Your objective. Gather all lines in the data that hold the string "NodeIn".

Entries provided.
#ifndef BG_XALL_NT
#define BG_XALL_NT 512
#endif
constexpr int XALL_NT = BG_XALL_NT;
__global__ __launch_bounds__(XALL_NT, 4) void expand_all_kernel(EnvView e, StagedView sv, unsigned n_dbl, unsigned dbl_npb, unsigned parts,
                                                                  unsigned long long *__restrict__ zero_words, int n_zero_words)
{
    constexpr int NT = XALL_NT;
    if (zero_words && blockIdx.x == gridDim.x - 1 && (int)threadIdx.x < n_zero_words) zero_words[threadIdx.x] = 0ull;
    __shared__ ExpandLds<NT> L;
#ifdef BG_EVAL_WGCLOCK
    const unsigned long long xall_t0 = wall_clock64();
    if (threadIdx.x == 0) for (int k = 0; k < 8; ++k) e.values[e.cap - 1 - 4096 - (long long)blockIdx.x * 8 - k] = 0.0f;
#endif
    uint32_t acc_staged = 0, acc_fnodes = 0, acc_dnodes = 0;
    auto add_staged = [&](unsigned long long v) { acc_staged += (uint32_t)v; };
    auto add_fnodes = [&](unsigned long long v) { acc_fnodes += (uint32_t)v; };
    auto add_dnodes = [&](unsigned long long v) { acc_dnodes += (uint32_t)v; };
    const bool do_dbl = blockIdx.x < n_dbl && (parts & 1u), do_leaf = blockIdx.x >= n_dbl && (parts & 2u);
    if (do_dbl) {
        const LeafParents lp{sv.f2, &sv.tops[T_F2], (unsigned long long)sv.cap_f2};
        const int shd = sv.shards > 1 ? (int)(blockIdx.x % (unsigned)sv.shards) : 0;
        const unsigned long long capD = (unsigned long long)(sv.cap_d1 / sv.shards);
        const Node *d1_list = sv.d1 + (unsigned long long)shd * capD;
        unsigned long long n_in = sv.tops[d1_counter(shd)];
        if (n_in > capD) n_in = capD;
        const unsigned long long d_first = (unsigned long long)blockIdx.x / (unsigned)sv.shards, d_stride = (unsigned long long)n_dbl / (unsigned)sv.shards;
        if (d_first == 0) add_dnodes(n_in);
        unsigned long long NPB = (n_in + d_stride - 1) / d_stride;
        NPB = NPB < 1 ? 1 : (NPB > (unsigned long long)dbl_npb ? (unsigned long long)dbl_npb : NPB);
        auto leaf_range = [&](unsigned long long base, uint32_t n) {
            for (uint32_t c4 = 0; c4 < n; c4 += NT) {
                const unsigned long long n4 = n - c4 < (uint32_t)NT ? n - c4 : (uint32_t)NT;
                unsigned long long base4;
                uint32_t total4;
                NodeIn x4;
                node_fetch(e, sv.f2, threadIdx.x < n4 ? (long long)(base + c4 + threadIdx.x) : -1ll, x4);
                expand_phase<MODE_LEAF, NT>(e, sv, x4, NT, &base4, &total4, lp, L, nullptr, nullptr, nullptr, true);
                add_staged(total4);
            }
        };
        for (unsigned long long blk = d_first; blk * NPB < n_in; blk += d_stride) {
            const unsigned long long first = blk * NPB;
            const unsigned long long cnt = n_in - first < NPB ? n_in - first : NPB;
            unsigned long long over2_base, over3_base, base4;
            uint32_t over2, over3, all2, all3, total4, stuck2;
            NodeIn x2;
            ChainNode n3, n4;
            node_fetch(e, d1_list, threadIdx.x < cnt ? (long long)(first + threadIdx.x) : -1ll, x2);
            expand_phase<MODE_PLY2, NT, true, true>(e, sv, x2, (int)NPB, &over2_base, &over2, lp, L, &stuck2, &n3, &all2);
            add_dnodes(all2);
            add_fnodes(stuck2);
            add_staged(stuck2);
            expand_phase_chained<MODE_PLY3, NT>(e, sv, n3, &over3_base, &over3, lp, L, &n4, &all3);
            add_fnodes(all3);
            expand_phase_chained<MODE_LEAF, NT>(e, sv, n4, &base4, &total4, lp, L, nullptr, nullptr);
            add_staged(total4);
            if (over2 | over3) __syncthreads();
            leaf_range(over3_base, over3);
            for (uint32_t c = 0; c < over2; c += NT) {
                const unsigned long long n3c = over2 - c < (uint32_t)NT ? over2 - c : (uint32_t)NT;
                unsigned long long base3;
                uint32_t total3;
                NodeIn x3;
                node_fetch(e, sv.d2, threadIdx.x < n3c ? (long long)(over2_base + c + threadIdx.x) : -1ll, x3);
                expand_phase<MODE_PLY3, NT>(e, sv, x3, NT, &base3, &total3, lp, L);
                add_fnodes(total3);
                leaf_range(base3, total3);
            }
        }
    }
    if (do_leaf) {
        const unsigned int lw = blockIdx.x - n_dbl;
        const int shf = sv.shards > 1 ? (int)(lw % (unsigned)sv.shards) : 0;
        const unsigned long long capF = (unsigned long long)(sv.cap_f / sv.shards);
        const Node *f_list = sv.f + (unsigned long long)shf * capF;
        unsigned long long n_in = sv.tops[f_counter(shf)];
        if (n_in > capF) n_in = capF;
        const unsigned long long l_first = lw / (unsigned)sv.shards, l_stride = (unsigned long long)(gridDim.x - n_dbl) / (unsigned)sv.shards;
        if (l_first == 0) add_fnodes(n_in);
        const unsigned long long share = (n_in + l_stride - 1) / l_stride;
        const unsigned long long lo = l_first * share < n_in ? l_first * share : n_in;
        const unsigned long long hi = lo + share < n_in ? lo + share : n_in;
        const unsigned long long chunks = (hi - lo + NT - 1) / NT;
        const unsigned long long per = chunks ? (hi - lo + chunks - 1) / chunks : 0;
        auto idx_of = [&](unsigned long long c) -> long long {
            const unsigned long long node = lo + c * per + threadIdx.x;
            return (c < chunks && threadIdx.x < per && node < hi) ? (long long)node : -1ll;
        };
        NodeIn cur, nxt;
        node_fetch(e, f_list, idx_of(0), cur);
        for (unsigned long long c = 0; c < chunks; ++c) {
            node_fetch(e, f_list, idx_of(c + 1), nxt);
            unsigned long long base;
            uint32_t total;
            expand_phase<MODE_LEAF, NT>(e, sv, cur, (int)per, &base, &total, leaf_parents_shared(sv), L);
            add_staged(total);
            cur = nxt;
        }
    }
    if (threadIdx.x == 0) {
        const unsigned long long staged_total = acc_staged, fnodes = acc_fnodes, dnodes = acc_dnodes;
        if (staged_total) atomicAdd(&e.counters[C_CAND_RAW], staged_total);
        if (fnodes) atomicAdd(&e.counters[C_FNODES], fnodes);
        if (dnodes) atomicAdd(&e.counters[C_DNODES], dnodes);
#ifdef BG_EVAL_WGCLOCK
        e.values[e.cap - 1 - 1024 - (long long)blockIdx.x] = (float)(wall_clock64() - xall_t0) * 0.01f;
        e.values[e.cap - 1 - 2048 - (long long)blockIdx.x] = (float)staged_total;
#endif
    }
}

Answer below.
                NodeIn x4;
            NodeIn x2;
                NodeIn x3;
        NodeIn cur, nxt;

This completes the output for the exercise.